We can even internalize family mythologies handed down from generation to generation. When I went out for my high school tennis team my freshman year, I struggled to win the last spot. During those frustrations, I remembered my grandfather’s story of not making his college football team which proved that we were not a “sports family.” Instead of persevering, I quit.


Why does Imposter Syndrome appear, even when we know in our minds otherwise?

(i.e. why would Maya Angelou say that?)

Feelings of Imposter Syndrome get triggered when we are in new situations, seeking acceptance, or when there is a power differential and a risk of being rejected (like applying to a school or competitive fellowship or applying for a job or going in for an interview). It can happen when people are examining us closely -- say, for example, an intense interview with super writer Maya Angelou could result in her statement.

Certain types of people are especially skilled at bringing out our feelings of inadequacy. People who fall on the narcissistic spectrum (who are grandiose on the outside but themselves actually feel inadequate on the inside) can be especially good at provoking feelings of Imposter Syndrome in us. To defend against their own feelings of phoniness, they make others feel as if they don’t belong.

So what can we do to overcome Imposter Syndrome?

1. Find the root of your imposter.

When you feel like you don’t belong, can’t succeed, or are a phony, ask yourself “whose voice(s) is this?”. Think back to earlier and significant experiences when you felt inadequate or that you didn’t belong. Identify other experiences that reinforced that same feeling. Name the belief you’ve been carrying around about yourself.

2. Rewrite the narrative.

Now that you know that these beliefs do not really belong to you and were others’ insecurities and inadequacies, what beliefs do you want to hold as your own? Look at your track record of resilience, resourcefulness, and success. Use those to write a new narrative about yourself and what you’re capable of.
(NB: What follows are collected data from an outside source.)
+                if (glen <= 32 || kmin == kmax) {
+                    plain_end = r + max(glen, 1);
+                } else {
+                    w0 = wg;
+#pragma unroll
+                    for (int k = 2; k <= 32 * GS; k <<= 1) {
+#pragma unroll
+                        for (int j = k >> 1; j > 0; j >>= 1) {
+                            if (j >= 32) {
+#pragma unroll
+                                for (int s = 0; s < GS; ++s) {
+                                    const int t = s | (j >> 5);
+                                    if (t == s) continue;
+                                    const bool up = ((32 * s) & k) == 0;
+                                    const uint32_t lo = min(g_rank[s], g_rank[t]), hi = max(g_rank[s], g_rank[t]);
+                                    g_rank[s] = up ? lo : hi;
+                                    g_rank[t] = up ? hi : lo;
+                                }
+                            } else {
+#pragma unroll
+                                for (int s = 0; s < GS; ++s) {
+                                    const uint32_t o = __shfl_xor_sync(FULL, g_rank[s], j);
+                                    const bool up = ((32 * s + lane) & k) == 0;
+                                    g_rank[s] = (up == ((lane & j) == 0)) ? min(g_rank[s], o) : max(g_rank[s], o);
+                                }
+                            }
+                        }
+                    }
+                    int plast = 0;
+#pragma unroll
+                    for (int s = 0; s < GS; ++s) {
+                        int pp = __shfl_up_sync(FULL, pk[s], 1);
+                        const int carry = s > 0 ? __shfl_sync(FULL, pk[s > 0 ? s - 1 : 0], 31) : prev_pos;
+                        if (lane == 0) pp = carry;
+                        if (fold && 32 * s + lane < glen && pk[s] < pp) atomicCAS(&a.status->err, 0, TC_ERR_UNSORTED);
+                        const int t = __shfl_sync(FULL, pk[s], (glen - 1) & 31);
+                        if (s == (glen - 1) >> 5) plast = t;
+                    }
+                    prev_pos = plast;
+                    g_r0 = r; g_len = glen; g_next = 0;
+                    if (lane == 0) {
+                        const int64_t s_lo = a.r.seq_off[r] & ~3u, c_lo = a.r.cigar_off[r] & ~3u;
+                        const int64_t s_len = (int64_t)a.r.seq_off[r + glen] + 1 - s_lo, c_len = (int64_t)a.r.cigar_off[r + glen] - c_lo;
+                        const int64_t sw = min(2 * s_len + 4, n_seq_words - s_lo) & ~3ll, cw = min(2 * c_len + 4, n_ops_total - c_lo) & ~3ll;
+                        if (sw > 0) prefetch_l2_bulk(a.r.seq4 + s_lo, (uint32_t)(4 * sw));
+                        if (cw > 0) prefetch_l2_bulk(a.r.cigar + c_lo, (uint32_t)(4 * cw));
+                    }
+#pragma unroll
+                    for (int s = 0; s < GS; ++s) {
+                        const int64_t rm = r + glen + 64 + 32 * s;
+                        if (rm < n_reads) {
+                            if (lane == 0) prefetch_l2(a.r.pos + rm);
+                            if (lane == 1) prefetch_l2(a.r.seq_off + rm);
+                            if (lane == 2) prefetch_l2(a.r.cigar_off + rm);
+                            if (lane == 3) prefetch_l2(a.r.l_seq + rm);
+                            if (lane == 4) prefetch_l2(a.r.flag + rm);
+                        }
+                    }
+                }
+            }
+        }
+        const bool grouped = GROUPED && g_len > 0;
+        int nmax;
+        int64_t ri;
+        if (grouped) {
+            const int q = g_next + lane;
+            uint32_t v = 0;
+#pragma unroll
+            for (int s = 0; s < GS; ++s) {
+                const uint32_t t = __shfl_sync(FULL, g_rank[s], q & 31);
+                if (s == (q >> 5)) v = t;
+            }
+            nmax = min(32, g_len - g_next);
+            ri = g_r0 + (lane < nmax ? (int)(v & 255u) : 0);
+        } else {
+            nmax = (int)min((int64_t)32, r_end - r);
+            ri = r + (lane < nmax ? lane : 0);
+        }
         const bool valid = lane < nmax;
-        const int64_t ri = r + (valid ? lane : 0);
         int p, lq, n, nops_lane, y0 = 0;
         bool passes = true, declined = false;
         uint32_t big = 0;
@@ -342,13 +497,25 @@
                 if (fold && valid && passes) atomicCAS(&a.status->err, 0, TC_ERR_RANGE);
                 passes = false;
             }
+            int sv = 0, cv = 0, s_inc = 0, c_inc = 0;
+            if (grouped) {
+                sv = (int)((so_next + 4u - (so & ~3u)) >> 2);
+                cv = (int)((co_next + 3u - (co & ~3u)) >> 2);
+                s_inc = valid ? sv : 0; c_inc = valid ? cv : 0;
+#pragma unroll
+                for (int o = 1; o < 32; o <<= 1) {
+                    const int ts = __shfl_up_sync(FULL, s_inc, o), tc = __shfl_up_sync(FULL, c_inc, o);
+                    if (lane >= o) { s_inc += ts; c_inc += tc; }
+                }
+            }
             const int p0 = __shfl_sync(FULL, p, 0);
             const bool fresh = (w0 == INT_MIN);
             if (fresh) w0 = max(p0, 0) & ~7;
             const uint32_t sbase_al = __shfl_sync(FULL, so, 0) & ~3u;
             const uint32_t cbase_al = __shfl_sync(FULL, co, 0) & ~3u;
             const bool inwin = p >= w0 && p - w0 < slack;
-            const bool fits = valid && inwin && (so_next - sbase_al + 1 <= (uint32_t)G::SEQ_CAP) && (co_next - cbase_al <= (uint32_t)G::CIG_CAP);
+            const bool fits = grouped ? valid && 4 * s_inc <= G::SEQ_CAP && 4 * c_inc <= G::CIG_CAP
+                                      : valid && inwin && (so_next - sbase_al + 1 <= (uint32_t)G::SEQ_CAP) && (co_next - cbase_al <= (uint32_t)G::CIG_CAP);
             const unsigned fm = __ballot_sync(FULL, fits);
             n = (fm == FULL) ? 32 : __ffs(~fm) - 1;
             n = min(n, RUN_CAP - run_reads);
@@ -369,14 +536,64 @@
                 continue;
             }
 
-            {
+            uint32_t exmin = 1u;
+            if (grouped) {
+                const uint32_t sdst = seq_s + 4u * G::SEQ_PAD + 16u * (uint32_t)(s_inc - sv);
+#if TC_GROUP_LDG
+                if (lane < n) {
+                    const uint4* ssrc = reinterpret_cast<const uint4*>(a.r.seq4 + (so & ~3u));
+                    for (int v0 = 0; v0 < sv; v0 += TC_GROUP_LDG) {
+                        uint4 q[TC_GROUP_LDG];
+#pragma unroll
+                        for (int u = 0; u < TC_GROUP_LDG; ++u) if (v0 + u < sv) q[u] = __ldg(ssrc + v0 + u);
+#pragma unroll
+                        for (int u = 0; u < TC_GROUP_LDG; ++u)
+                            if (v0 + u < sv) {
+                                if (multibit(q[u].x) | multibit(q[u].y) | multibit(q[u].z) | multibit(q[u].w)) {
+                                    q[u].x = clear_multibit(q[u].x); q[u].y = clear_multibit(q[u].y); q[u].z = clear_multibit(q[u].z); q[u].w = clear_multibit(q[u].w);
+                                }
+                                q[u].x = __byte_perm(q[u].x, 0, 0x0123); q[u].y = __byte_perm(q[u].y, 0, 0x0123);
+                                q[u].z = __byte_perm(q[u].z, 0, 0x0123); q[u].w = __byte_perm(q[u].w, 0, 0x0123);
+                                sts4(sdst + 16 * (v0 + u), q[u]);
+                            }
+                    }
+                    const uint4* csrc = reinterpret_cast<const uint4*>(a.r.cigar + (co & ~3u));
+                    const uint32_t cdst = cig_s + 8u * (uint32_t)(c_inc - cv);
+                    for (int v0 = 0; v0 < cv; v0 += TC_GROUP_LDG) {
+                        uint4 q[TC_GROUP_LDG];
+#pragma unroll
+                        for (int u = 0; u < TC_GROUP_LDG; ++u) if (v0 + u < cv) q[u] = __ldg(csrc + v0 + u);
+#pragma unroll
+                        for (int u = 0; u < TC_GROUP_LDG; ++u)
+                            if (v0 + u < cv) {
+                                exmin = min(exmin, min(min(op_exotic_min(q[u].x), op_exotic_min(q[u].y)), min(op_exotic_min(q[u].z), op_exotic_min(q[u].w))));
+                                big |= q[u].x | q[u].y | q[u].z | q[u].w;
+                                sts2(cdst + 8 * (v0 + u), pack_ops(q[u].x, q[u].y), pack_ops(q[u].z, q[u].w));
+                            }
+                    }
+                }
+#else
+                const int s_tot = __shfl_sync(FULL, s_inc, n - 1), c_tot = __shfl_sync(FULL, c_inc, n - 1);
+                fence_proxy_async();
+                __syncwarp();
+                if (lane == 0) mbar_expect_tx(mbar, 16u * (uint32_t)(s_tot + c_tot));
+                __syncwarp();
+                if (lane < n) {
+                    tma_bulk_g2s(sdst, a.r.seq4 + (so & ~3u), 16u * (uint32_t)sv, mbar);
+                    if (cv > 0) tma_bulk_g2s(rows + 16u * (uint32_t)(c_inc - cv), a.r.cigar + (co & ~3u), 16u * (uint32_t)cv, mbar);
+                }
+                normalise_tma(s_tot, c_tot, exmin, big);
+#endif
+                __syncwarp();
+                cs = cig_s + 8u * (uint32_t)(c_inc - cv) + 2u * (co & 3u);
+                sq_lane = sdst + 4u * (so & 3u);
+            } else {
                 const uint32_t send = __shfl_sync(FULL, so_next, n - 1) + 1;
                 const int nv = (int)((send - sbase_al + 3) >> 2);
                 const uint32_t cend = __shfl_sync(FULL, co_next, n - 1);
                 const int ncv = (int)((cend - cbase_al + 3) >> 2);
                 uint32_t dirty = 0;
                 const uint32_t sdst = seq_s + 4u * G::SEQ_PAD;
-                uint32_t exmin = 1u;
                 const bool use_tma = G::TMA && (int64_t)sbase_al + 4ll * nv <= n_seq_words && (int64_t)cbase_al + 4ll * ncv <= n_ops_total;
                 if (use_tma) {
                     fence_proxy_async();
@@ -405,24 +622,7 @@
                     }
                 }
                 if (use_tma) {
-                    mbar_wait(mbar, tma_parity);
-                    tma_parity ^= 1u;
-                    for (int i = lane; i < nv; i += 32) {
-                        uint4 v = lds4(sdst + 16 * i);
-                        if (multibit(v.x) | multibit(v.y) | multibit(v.z) | multibit(v.w)) {
-                            v.x = clear_multibit(v.x); v.y = clear_multibit(v.y); v.z = clear_multibit(v.z); v.w = clear_multibit(v.w);
-                        }
-                        v.x = __byte_perm(v.x, 0, 0x0123); v.y = __byte_perm(v.y, 0, 0x0123);
-                        v.z = __byte_perm(v.z, 0, 0x0123); v.w = __byte_perm(v.w, 0, 0x0123);
-                        sts4(sdst + 16 * i, v);
-                    }
-                    for (int i = lane; i < ncv; i += 32) {
-                        const uint4 v0 = lds4(rows + 16 * i);
-                        exmin = min(exmin, min(min(op_exotic_min(v0.x), op_exotic_min(v0.y)), min(op_exotic_min(v0.z), op_exotic_min(v0.w))));
-                        big |= v0.x | v0.y | v0.z | v0.w;
-                        sts2(cig_s + 8 * i, pack_ops(v0.x, v0.y), pack_ops(v0.z, v0.w));
-                        sts4(rows + 16 * i, make_uint4(0u, 0u, 0u, 0u));
-                    }
+                    normalise_tma(nv, ncv, exmin, big);
                 } else {
                     if ((int64_t)sbase_al + 4ll * nv <= n_seq_words) {
                         const uint4* src = reinterpret_cast<const uint4*>(a.r.seq4 + sbase_al);
@@ -478,22 +678,7 @@
                         }
                     }
                 }
-                declined = exmin == 0u;
                 __syncwarp();
-                if (__any_sync(FULL, big >= OP_BIG)) {
-                    if (lane < n) {
-                        bool after_sat = false;
-                        for (uint32_t k = co; k < co_next; ++k) {
-                            const uint32_t c = __ldg(a.r.cigar + k), op = c & 15u;
-                            if (c >= OP_BIG) {
-                                if (op == OP_H) sts16(cig_s + 2 * (k - cbase_al), (1u << 4) | OP_H);
-                                else if (op == OP_S) { sts16(cig_s + 2 * (k - cbase_al), S_SATURATED); after_sat = true; }
-                                else declined = true;
-                            } else if (after_sat && op_flags(op) != 0u) declined = true;
-                        }
-                    }
-                    __syncwarp();
-                }
                 while (__any_sync(FULL, dirty != 0)) {
                     if (dirty) {
                         const int t = __ffs(dirty) - 1;
@@ -505,10 +690,25 @@
                     }
                 }
                 __syncwarp();
-            }
-            cs = cig_s + 2u * (co - cbase_al);
+                cs = cig_s + 2u * (co - cbase_al);
+                sq_lane = seq_s + 4u * G::SEQ_PAD + 4u * (so - sbase_al);
+            }
+            declined = exmin == 0u;
+            if (__any_sync(FULL, big >= OP_BIG)) {
+                if (lane < n) {
+                    bool after_sat = false;
+                    for (uint32_t k = co; k < co_next; ++k) {
+                        const uint32_t c = __ldg(a.r.cigar + k), op = c & 15u;
+                        if (c >= OP_BIG) {
+                            if (op == OP_H) sts16(cs + 2 * (k - co), (1u << 4) | OP_H);
+                            else if (op == OP_S) { sts16(cs + 2 * (k - co), S_SATURATED); after_sat = true; }
+                            else declined = true;
+                        } else if (after_sat && op_flags(op) != 0u) declined = true;
+                    }
+                }
+                __syncwarp();
+            }
             nops_lane = (int)(co_next - co);
-            sq_lane = seq_s + 4u * G::SEQ_PAD + 4u * (so - sbase_al);
         }
         const bool act = lane < n && passes;
         const int nops = act ? nops_lane : 0;
@@ -572,10 +772,12 @@
         const int x_end = st.x;
 
         if (fold) {
-            int pprev = __shfl_up_sync(FULL, p, 1);
-            if (lane == 0) pprev = prev_pos;
-            if (lane < n && p < pprev) atomicCAS(&a.status->err, 0, TC_ERR_UNSORTED);
-            prev_pos = __shfl_sync(FULL, p, n - 1);
+            if (!grouped) {
+                int pprev = __shfl_up_sync(FULL, p, 1);
+                if (lane == 0) pprev = prev_pos;
+                if (lane < n && p < pprev) atomicCAS(&a.status->err, 0, TC_ERR_UNSORTED);
+                prev_pos = __shfl_sync(FULL, p, n - 1);
+            }
             const int span = act ? x_end - x0 : 0;
             const bool bad = act && (p >= L || p + span > L);
             if (bad) atomicCAS(&a.status->err, 0, TC_ERR_RANGE);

3. Know when you are vulnerable, and actively respond to yourself.

Be aware of your Imposter Syndrome being triggered when you’re in a new situation, especially one which is competitive on some level and you might be rejected (e.g. pitching your idea to an investor, interviewing for a new job, applying to a prestigious fellowship, etc.) and make sure to take special care of your self confidence during these experiences. Here are some specific things you can do:

  • Use Positive Self Talk - There is strong evidence that self-talk boosts performance by increasing motivation and confidence. It helps us endure uncomfortable situations. Self-talk is most effective when it’s short, specific, and consistent.

  • Seek out believers in you - This is always good advice but especially when we are putting ourselves out there and facing rejection. Make sure you are consolidating your crew of supporters and limiting interactions with those who don’t leave you feeling so good about yourself.

  • Try the 3 Good Things exercise - This evidence-based activity asks you to write down 3 good things that happen each day and how you helped make them happen. Do this for 1 week and experience a boost in confidence for 6 months!

  • Adopt a Growth Mindset - The growth mindset tells us that we are always growing and that our effort is what matters most. If we are not so outcome focused and measuring ourselves against our own progress then we’re less likely to fall victim to the Imposter Syndrome.   

  • Continue working hard -  There’s no substitute for working hard and continuing to improve your skills and knowledge base. Competence increases confidence. So just keep at it and know you are getting better and better.

Take some comfort in knowing that many people experience similar feelings of imposterness (including people we admire and can’t imagine why they would feel those feelings). Know that with some awareness and proven techniques you can, and will, transform and overcome your Imposter Syndrome.

So get out there and conquer the world! Because you are awesome!